Michel Bauwens: Peer-to-Peer, the Commons, and the Next Civilization

Michel Bauwens: Peer-to-Peer, the Commons, and the Next Civilization

Some conversations help you zoom out—and then somehow bring you back down to earth with more clarity. This one is exactly that.

Mickelle sits down with Michel Bauwens, founder of the P2P Foundation, to explore what happens when the dominant systems we’ve inherited—markets and nation-states—start failing to match the world we’re actually living in. Michel’s work has long tracked a core shift: the internet didn’t just connect us socially, it enabled something historically new—translocal self-organization. People coordinating across borders in real time, building shared resources, and creating value outside the usual institutional gatekeeping.

For Peregrines—people living between worlds—this lands in a very real place. Because life abroad reveals the mismatch clearly: your body lives locally (visas, school systems, healthcare, community needs), but your mind, work, relationships, and networks often live globally. Michel offers a framework that names this reality and gives it structure: cosmo-local—keep what’s heavy grounded and local, and let what’s light (knowledge, code, design, learning) move freely and be shared.
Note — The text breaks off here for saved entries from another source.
template <bool QK, bool SPLIT>
__device__ __forceinline__ void ipa_proj2_body(const ProjArgs& a, int n_cblk, int walker, int n_walkers, char* smem) {
  const unsigned lds0 = (unsigned)(unsigned long)(__attribute__((address_space(3))) char*)smem;
  const int tid = threadIdx.x, lane = tid & 63, wave = tid >> 6, li = lane & 31, hi = lane >> 5;
  constexpr int RB = SPLIT ? 256 : 128;
  constexpr int TM = SPLIT ? 1 : 2;
  constexpr int NTH = SPLIT ? 512 : FD_THREADS;
  const int wr = SPLIT ? wave : wave >> 1;
  int wc = SPLIT ? 0 : (wave & 1);
  const bool mrg = a.merged != 0;
  const int M = a.B * a.N, HC = a.H * a.C, NOUT = (mrg ? HC : 3 * HC) + a.PT, ntl = a.Np >> 5;
  const int m0 = blockIdx.x * RB;
  const char* wimg = (const char*)a.W_img;
  const char* wimg_lo = (const char*)a.W_img_lo;
  const int nq = HC / 128, per_head = (2 * a.C) / 128, n_class = mrg ? (QK ? nq : n_cblk - nq) : (QK ? 2 * nq : n_cblk - 2 * nq);
  auto cblk_of = [&](int k) {
    if (mrg) return QK ? k : nq + k;
    if (QK) return k < nq ? k : nq + ((k - nq) / (per_head / 2)) * per_head + (k - nq) % (per_head / 2);
    const int nv = nq;
    return k < nv ? nq + (k / (per_head / 2)) * per_head + per_head / 2 + k % (per_head / 2) : 3 * nq + (k - nv);
  };
  int kb = walker;
  auto request = [&](int c, int buf) {
    const char* src = wimg + (size_t)c * P2_WBLK;
#pragma unroll
    for (int u = 0; u < P2_WBLK / (FD_THREADS * 16); ++u)
      fd_dma16(src + (size_t)(u * FD_THREADS + tid) * 16, lds0 + buf * P2_WBLK + (unsigned)(u * FD_THREADS + (tid & ~63)) * 16);
  };
  auto request_half = [&](int c, int half, int buf) {
    const size_t so = (size_t)c * P2_WBLK + (size_t)half * P2S_HALF;
#pragma unroll
    for (int u = 0; u < P2S_HALF / (NTH * 16); ++u) {
      const unsigned d = lds0 + buf * P2S_STAGE + (unsigned)(u * NTH + (tid & ~63)) * 16;
      fd_dma16(wimg + so + (size_t)(u * NTH + tid) * 16, d);
      fd_dma16(wimg_lo + so + (size_t)(u * NTH + tid) * 16, d + P2S_HALF);
    }
  };
  FD_STAMP(0);
  if (!SPLIT && kb < n_class) request(cblk_of(kb), 0);
  hx8 Af[TM][P2_KS];
  hx8 Al[1][SPLIT ? P2_KS : 1];
  if constexpr (SPLIT) {
    f32x4 xv[32];
#pragma unroll
    for (int r = 0; r < 32; ++r) {
      const int gr = m0 + wave * 32 + r < M ? m0 + wave * 32 + r : M - 1;
      xv[r] = *(const f32x4*)(a.A + (long)gr * a.lda + 4 * lane);
    }
    {
      float* bls = (float*)(smem + P2S_BIAS_OFF);
      constexpr int NBV = 16;
      float bv[NBV];
#pragma unroll
      for (int k = 0; k < NBV; ++k) {
        const int v = tid + k * NTH;
        bv[k] = v < NOUT ? a.bias[v] : 0.f;
      }
#pragma unroll
      for (int k = 0; k < NBV; ++k)
        if (tid + k * NTH < n_cblk * 128) bls[tid + k * NTH] = bv[k];
    }
    char* xs = smem + wave * (32 * P2_XROW);
    const unsigned xl = lds0 + wave * (32 * P2_XROW);
#pragma unroll
    for (int pass = 0; pass < 2; ++pass) {
#pragma unroll
      for (int r = 0; r < 32; ++r) {
        f32x4 x = xv[r];
        if (pass) {
#pragma unroll
          for (int q = 0; q < 4; ++q) x[q] -= h2f(f2h(x[q]));
        }
        const u32x2 h = {fd_cvt_pk(x[0], x[1]), fd_cvt_pk(x[2], x[3])};
        *(u32x2*)(xs + r * P2_XROW + (((lane >> 1) ^ (r & 15)) << 4) + 8 * (lane & 1)) = h;
      }
      __builtin_amdgcn_s_waitcnt(0xC07F);
#pragma unroll
      for (int s = 0; s < P2_KS; ++s) {
        const hx8 f = fd_frag(xl + li * P2_XROW + (((2 * s + hi) ^ (li & 15)) << 4));
        if (pass == 0) Af[0][s] = f;
        else Al[0][s] = f;
      }
      __builtin_amdgcn_s_waitcnt(0xC07F);
    }
    __syncthreads();
  } else {
    char* xs = smem + P2_WBLK;
#pragma unroll
    for (int it = 0; it < 32; ++it) {
      const int idx = tid + it * FD_THREADS, r = idx >> 6, c4 = idx & 63;
      const int gr = m0 + r < M ? m0 + r : M - 1;
      const f32x4 x = *(const f32x4*)(a.A + (long)gr * a.lda + 4 * c4);
      const u32x2 h = {fd_cvt_pk(x[0], x[1]), fd_cvt_pk(x[2], x[3])};
      *(u32x2*)(xs + r * P2_XROW + (((c4 >> 1) ^ (r & 15)) << 4) + 8 * (c4 & 1)) = h;
    }
    __syncthreads();
#pragma unroll
    for (int i = 0; i < 2; ++i)
#pragma unroll
      for (int s = 0; s < P2_KS; ++s) {
        const int r = (wr * 2 + i) * 32 + li;
        Af[i][s] = fd_frag(lds0 + P2_WBLK + r * P2_XROW + (((2 * s + hi) ^ (r & 15)) << 4));
      }
    __builtin_amdgcn_s_waitcnt(0xC07F);
  }
  FD_STAMP(1);
  if constexpr (SPLIT && !QK) {
    if (a.pts_img) {
      p2_points_walk(a, Af[0], Al[0], n_class, nq, kb, n_walkers, lds0, lds0 + P2S_BIAS_OFF + n_cblk * 512, request_half);
      return;
    }
  }
  int qk_row[TM];
  int v_row[TM][4];
  int p_row[TM][4];
#pragma unroll
  for (int i = 0; i < TM; ++i) {
    const int m = m0 + (wr * TM + i) * 32 + li;
    const int b = m < M ? m / a.N : 0, r = m - b * a.N;
    qk_row[i] = m < M ? ((b * a.H * ntl + (r >> 5)) * (a.C >> 4) * 64 + (r & 31)) * 8 : -1;
#pragma unroll
    for (int g = 0; g < 4; ++g) {
      const int mg = m0 + (wr * TM + i) * 32 + 8 * g + 4 * hi;
      const int bb = mg < M ? mg / a.N : 0, key = mg - bb * a.N, pp = (key & ~15) + fd_perm16(key & 15);
      v_row[i][g] = mg + 3 < M ? (bb * a.H * (a.C >> 5) * (2 * ntl) + (pp >> 4)) * 512 + ((pp >> 3) & 1) * 256 + (pp & 7) : -1;
      p_row[i][g] = mg + 3 < M ? mg * a.PT : -1;
    }
  }
  auto epi_unit = [&](const f32x16 (&acc)[TM][2], const auto& BQ, const int (&cpart)[2], int kind, int i, int j, int g) {
    if constexpr (QK) {
      if ((g & 1) || qk_row[i] < 0) return;
      const f32x4 b0 = BQ.q(j, g), b1 = BQ.q(j, g + 1);
      const float sc = kind == 0 ? a.qscale : 1.f;
      const u32x4 o = {fd_cvt_pk((acc[i][j][4 * g] + b0[0]) * sc, (acc[i][j][4 * g + 1] + b0[1]) * sc),
                          fd_cvt_pk((acc[i][j][4 * g + 2] + b0[2]) * sc, (acc[i][j][4 * g + 3] + b0[3]) * sc),
                          fd_cvt_pk((acc[i][j][4 * g + 4] + b1[0]) * sc, (acc[i][j][4 * g + 5] + b1[1]) * sc),
                          fd_cvt_pk((acc[i][j][4 * g + 6] + b1[2]) * sc, (acc[i][j][4 * g + 7] + b1[3]) * sc)};
      half_t* dst = (kind == 0 ? a.Qb : a.Kb) + (long)qk_row[i] + cpart[0] + ((2 * j + (g >> 1)) * 64) * 8;
      *(u32x4*)dst = o;
    } else {
      if (cpart[j] < 0) return;
      const float bv = BQ.s(j);
      float v[4];
#pragma unroll
      for (int q = 0; q < 4; ++q) v[q] = acc[i][j][4 * g + q] + bv;
      if (kind == 2) {
        if (v_row[i][g] < 0) return;
        const u32x2 o = {fd_cvt_pk(v[0], v[1]), fd_cvt_pk(v[2], v[3])};
        *(u32x2*)(a.Vt + (long)v_row[i][g] + cpart[j]) = o;
        if (SPLIT && a.Vt_lo) {
          float w[4];
#pragma unroll
          for (int q = 0; q < 4; ++q) w[q] = v[q] - h2f(f2h(v[q]));
          const u32x2 ol = {fd_cvt_pk(w[0], w[1]), fd_cvt_pk(w[2], w[3])};
          *(u32x2*)(a.Vt_lo + (long)v_row[i][g] + cpart[j]) = ol;
        }
      } else {
        if (p_row[i][g] < 0) return;
        float* dst = a.pts + (long)p_row[i][g] + cpart[j];
#pragma unroll
        for (int q = 0; q < 4; ++q) dst[q * a.PT] = v[q];
      }
    }
  };
  auto col_part = [&](int c, int (&cpart)[2]) {
    const int n0 = c * 128;
    if constexpr (QK) {
      const bool isq = n0 < HC;
      const int nn0 = isq ? n0 : n0 - HC, hh = isq ? nn0 / a.C : nn0 / (2 * a.C), cbase = isq ? nn0 % a.C : nn0 % (2 * a.C);
      cpart[0] = (hh * ntl * (a.C >> 4) * 64 + ((cbase >> 4) + 4 * wc) * 64 + hi * 32) * 8;
      cpart[1] = 0;
      return isq ? 0 : 1;
    } else {
      const bool isv = !mrg && n0 < 3 * HC;
#pragma unroll
      for (int j = 0; j < 2; ++j) {
        const int n = n0 + (wc * 2 + j) * 32 + li;
        if (isv) {
          const int nn = n - HC, hh = nn / (2 * a.C), cc = nn % (2 * a.C) - a.C;
          cpart[j] = (hh * (a.C >> 5) + (cc >> 5)) * (2 * ntl) * 512 + (cc & 31) * 8;
        } else cpart[j] = n < NOUT ? n - (mrg ? HC : 3 * HC) : -1;
      }
      return isv ? 2 : 3;
    }
  };
  if constexpr (SPLIT) {
    struct BiasLds {
      unsigned base; int hi, li;
      __device__ __forceinline__ f32x4 q(int j, int g) const { return *(fd_lds_f32x4)(unsigned long)(base + 4 * (j * 32 + 16 * (g >> 1) + 8 * hi + 4 * (g & 1))); }
      __device__ __forceinline__ float s(int j) const { return *(p2_lds_f32)(unsigned long)(base + 4 * (j * 32 + li)); }
    };
    const int n_hs = kb < n_class ? 2 * ((n_class - 1 - kb) / n_walkers + 1) : 0;
    auto cb_of_hs = [&](int hs) { return cblk_of(kb + (hs >> 1) * n_walkers); };
    if (n_hs > 0) request_half(cb_of_hs(0), 0, 0);
    struct HalfBlock { int cp[2]; int kind; unsigned nb; };
    HalfBlock cur = {{0, 0}, 0, 0u}, prev = {{0, 0}, 0, 0u};
    f32x16 acc[1][2];
    auto quarter = [&](int hs, auto J) {
      constexpr int j = decltype(J)::value;
      if (j == 0) {
        __builtin_amdgcn_s_waitcnt(0x0F70);
        __syncthreads();
        if (hs + 1 < n_hs) request_half(cb_of_hs(hs + 1), (hs + 1) & 1, (hs + 1) & 1);
        prev = cur;
        const int c = cb_of_hs(hs);
        wc = hs & 1;
        cur.kind = col_part(c, cur.cp);
        cur.nb = lds0 + P2S_BIAS_OFF + 4u * (unsigned)(c * 128 + 64 * wc);
      }
      const HalfBlock& ep = j == 0 ? prev : cur;
      const bool has_prev = j == 1 || hs > 0;
      const BiasLds bq = {ep.nb, hi, li};
#pragma unroll
      for (int r = 0; r < 16; ++r) acc[0][j][r] = 0.f;
      const unsigned wbh = lds0 + (hs & 1) * P2S_STAGE + j * (P2_KS * 1024) + lane * 16, wbl = wbh + P2S_HALF;
      constexpr int DEPTH = 3;
      hx8 wh[DEPTH], wl[DEPTH];
#pragma unroll
      for (int s = 0; s < DEPTH - 1; ++s) { wh[s] = fd_frag(wbh + s * 1024); wl[s] = fd_frag(wbl + s * 1024); }
      __builtin_amdgcn_sched_barrier(0);
#pragma unroll
      for (int s = 0; s < P2_KS; ++s) {
        if (s + DEPTH - 1 < P2_KS) {
          wh[(s + DEPTH - 1) % DEPTH] = fd_frag(wbh + (s + DEPTH - 1) * 1024);
          wl[(s + DEPTH - 1) % DEPTH] = fd_frag(wbl + (s + DEPTH - 1) * 1024);
        }
        const hx8 h = wh[s % DEPTH], l = wl[s % DEPTH];
        if constexpr (QK) {
          acc[0][j] = fd_mfma32(l, Af[0][s], acc[0][j]);
          acc[0][j] = fd_mfma32(h, Al[0][s], acc[0][j]);
          acc[0][j] = fd_mfma32(h, Af[0][s], acc[0][j]);
        } else {
          acc[0][j] = fd_mfma32(Af[0][s], l, acc[0][j]);
          acc[0][j] = fd_mfma32(Al[0][s], h, acc[0][j]);
          acc[0][j] = fd_mfma32(Af[0][s], h, acc[0][j]);
        }
        if (has_prev && (s & 3) == 1) epi_unit(acc, bq, ep.cp, ep.kind, 0, j ^ 1, s >> 2);
        __builtin_amdgcn_sched_barrier(0);
      }
    };
    for (int hs = 0; hs < n_hs; ++hs) {
      quarter(hs, std::integral_constant<int, 0>{});
      FD_STAMP(2 + 2 * hs);
      quarter(hs, std::integral_constant<int, 1>{});
      FD_STAMP(3 + 2 * hs);
    }
    if (n_hs > 0) {
      const BiasLds bq = {cur.nb, hi, li};
#pragma unroll
      for (int g = 0; g < 4; ++g) epi_unit(acc, bq, cur.cp, cur.kind, 0, 1, g);
    }
    if constexpr (QK)
      if (a.pts_img) p2_node_rows(a, Af[0], Al[0], walker, n_walkers, lds0);
    FD_STAMP(15);
    return;
  }
  if constexpr (!SPLIT) {
  struct BiasReg {
    f32x4 v[2][4];
    __device__ __forceinline__ f32x4 q(int j, int g) const { return v[j][g]; }
    __device__ __forceinline__ float s(int j) const { return v[j][0][0]; }
  };
  auto load_bias = [&](BiasReg& bq, int n0) {
#pragma unroll
    for (int j = 0; j < 2; ++j)
#pragma unroll
      for (int g = 0; g < 4; ++g) {
        if constexpr (QK) bq.v[j][g] = *(const f32x4*)(a.bias + n0 + (wc * 2 + j) * 32 + 16 * (g >> 1) + 8 * hi + 4 * (g & 1));
        else if (g == 0) {
          const int n = n0 + (wc * 2 + j) * 32 + li;
          bq.v[j][0][0] = n < NOUT ? a.bias[n] : 0.f;
        }
      }
  };
  auto step = [&](f32x16 (&accN)[2][2], BiasReg& bqN, int (&cpN)[2], int& kindN, const f32x16 (&accP)[2][2], const BiasReg& bqP,
                  const int (&cpP)[2], int kindP, int k, bool has_prev, int bufc) {
    __builtin_amdgcn_s_waitcnt(0x0F70);
    __syncthreads();
    if (k + n_walkers < n_class) request(cblk_of(k + n_walkers), bufc ^ 1);
    load_bias(bqN, cblk_of(k) * 128);
    kindN = col_part(cblk_of(k), cpN);
#pragma unroll
    for (int i = 0; i < 2; ++i)
#pragma unroll
      for (int j = 0; j < 2; ++j)
#pragma unroll
        for (int r = 0; r < 16; ++r) accN[i][j][r] = 0.f;
    (void)k;
    const unsigned wb = lds0 + bufc * P2_WBLK + (wc * 2) * (P2_KS * 1024) + lane * 16;
    constexpr int DEPTH = 3;
    hx8 w0[DEPTH], w1[DEPTH];
#pragma unroll
    for (int s = 0; s < DEPTH - 1; ++s) {
      w0[s] = fd_frag(wb + s * 1024);
      w1[s] = fd_frag(wb + (P2_KS + s) * 1024);
    }
    __builtin_amdgcn_sched_barrier(0);
#pragma unroll
    for (int s = 0; s < P2_KS; ++s) {
      if (s + DEPTH - 1 < P2_KS) {
        w0[(s + DEPTH - 1) % DEPTH] = fd_frag(wb + (s + DEPTH - 1) * 1024);
        w1[(s + DEPTH - 1) % DEPTH] = fd_frag(wb + (P2_KS + s + DEPTH - 1) * 1024);
      }
      if constexpr (QK) {
#pragma unroll
        for (int i = 0; i < 2; ++i) {
          accN[i][0] = fd_mfma32(w0[s % DEPTH], Af[i][s], accN[i][0]);
          accN[i][1] = fd_mfma32(w1[s % DEPTH], Af[i][s], accN[i][1]);
        }
      } else {
#pragma unroll
        for (int i = 0; i < 2; ++i) {
          accN[i][0] = fd_mfma32(Af[i][s], w0[s % DEPTH], accN[i][0]);
          accN[i][1] = fd_mfma32(Af[i][s], w1[s % DEPTH], accN[i][1]);
        }
      }
      if (has_prev && s < 8) {
        epi_unit(accP, bqP, cpP, kindP, (2 * s) >> 3, ((2 * s) >> 2) & 1, (2 * s) & 3);
        epi_unit(accP, bqP, cpP, kindP, (2 * s + 1) >> 3, ((2 * s + 1) >> 2) & 1, (2 * s + 1) & 3);
      }
      __builtin_amdgcn_sched_barrier(0);
    }
  };
  f32x16 acc0[2][2], acc1[2][2];
  BiasReg bq0, bq1;
  int cp0[2] = {0, 0}, cp1[2] = {0, 0}, kind0 = 0, kind1 = 0;
  bool has_prev = false;
  int n_step = 0;
  (void)n_step;
  for (;;) {
    if (kb >= n_class) break;
    step(acc0, bq0, cp0, kind0, acc1, bq1, cp1, kind1, kb, has_prev, 0);
    FD_STAMP(2 + n_step); ++n_step;
    has_prev = true;
    kb += n_walkers;
    if (kb >= n_class) {
#pragma unroll
      for (int s = 0; s < 16; ++s) epi_unit(acc0, bq0, cp0, kind0, s >> 3, (s >> 2) & 1, s & 3);
      break;
    }
    step(acc1, bq1, cp1, kind1, acc0, bq0, cp0, kind0, kb, true, 1);
    FD_STAMP(2 + n_step); ++n_step;
    kb += n_walkers;
    if (kb >= n_class) {
#pragma unroll
      for (int s = 0; s < 16; ++s) epi_unit(acc1, bq1, cp1, kind1, s >> 3, (s >> 2) & 1, s & 3);
      break;
    }
  }
  }
}
template <bool SPLIT>
__global__ __launch_bounds__(SPLIT ? 512 : FD_THREADS, 1) void ipa_proj2_kernel(ProjArgs a, int n_cblk, int n_walk_qk) {
  extern __shared__ __attribute__((aligned(16))) char smem[];
  if ((int)blockIdx.y < n_walk_qk) ipa_proj2_body<true, SPLIT>(a, n_cblk, blockIdx.y, n_walk_qk, smem);
  else ipa_proj2_body<false, SPLIT>(a, n_cblk, blockIdx.y - n_walk_qk, gridDim.y - n_walk_qk, smem);
}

But this isn’t techno-utopian. A central thread of the conversation is that technology without relational infrastructure doesn’t hold. Crypto and DAOs experimented with coordination and “trustless” systems, but humans don’t actually thrive without belonging, culture, and solidarity—especially once families, illness, aging, and real life enter the picture. The episode becomes a meditation on what it means to build systems that are not only efficient, but human.

In this episode

  • Why “more market vs. more state” is an outdated debate and why Michel believes a third force is emerging
  • The shift from commodity value to contributory value (open source, commons-based production, and DAOs as new coordination tools)
  • Cosmo-local as a practical worldview: localize what’s resource-heavy; share what’s knowledge-based
  • Belonging as infrastructure: modern systems create atomization and new networks must heal it
  • Power, dominance, and difference: why equality doesn’t mean sameness, and why context matters
  • AI’s double edge: a powerful synthesis engine, and potentially an interface for understanding ecological needs

The big idea: a “third force” is forming

Michel frames this moment as a civilizational transition, not just a political cycle. Markets and states have been competing for centuries, but he argues neither has been able to deliver true regeneration at scale. Meanwhile, open source communities and commons-based ecosystems are already demonstrating another logic: value emerges through contribution.

In a contributory system, people coordinate around shared purpose, visible needs, and voluntary participation—then markets become derivative of the commons, not the center of everything. It’s a reversal that quietly changes how we think about work, status, ownership, and sustainability.

Why this matters to life abroad (and to House of Peregrine)

Mickelle brings the conversation into lived experience: global mobility creates a “missing middle layer.” The internet is too vast, and local meetups often aren’t sturdy enough to become culture. Yet internationally mobile people—especially those settled abroad—need something more nourishing: a way to exchange value, build projects, and create continuity across places.

Michel names the deeper need underneath all of it: repairing atomization. Civilization scaled us beyond the tribe, but it came with a cost—loneliness, disconnection, and systems that don’t feel like they were built for humans with real lives. The work ahead is building networks that can hold both freedom and responsibility—connection and structure.

Cosmo-local: a blueprint for a new world order

Michel breaks cosmo-local down as more than a vibe, it’s a practical way to organize society:

  • Relocalization: our current global supply chains are ecologically incompatible with long-term survival
  • Bioregionalism: regenerative systems work in complementary clusters (food, energy, housing, transport)
  • The national layer still matters: history, culture, and governance don’t disappear—but can support bioregional resilience
  • Cosmo-local guilds: people doing similar work globally learning from each other in real time (permaculture with permaculture, builders with builders, caregivers with caregivers)

This is the architecture of a world where knowledge travels, but life is rooted.

A grounded view of AI

Michel closes with a perspective on AI that’s refreshingly specific. He sees two major uses:

  1. A universal synthesizing machine—helping humans process the overwhelm of our own information production.
  2. An interface with nature—tools that can help make the “more-than-human” world legible: the needs of ecosystems, species, and the living systems we depend on.

Not domination. Not replacement. But relationship—if we choose it.


About the guest: Michel Bauwens

Michel Bauwens is the founder of the P2P Foundation, an observatory and advocacy hub dedicated to peer-to-peer dynamics, commons-based production, and emerging models of value and governance. He has spent decades tracking how humans self-organize—especially in moments when old institutions strain and new systems begin to form beneath the surface.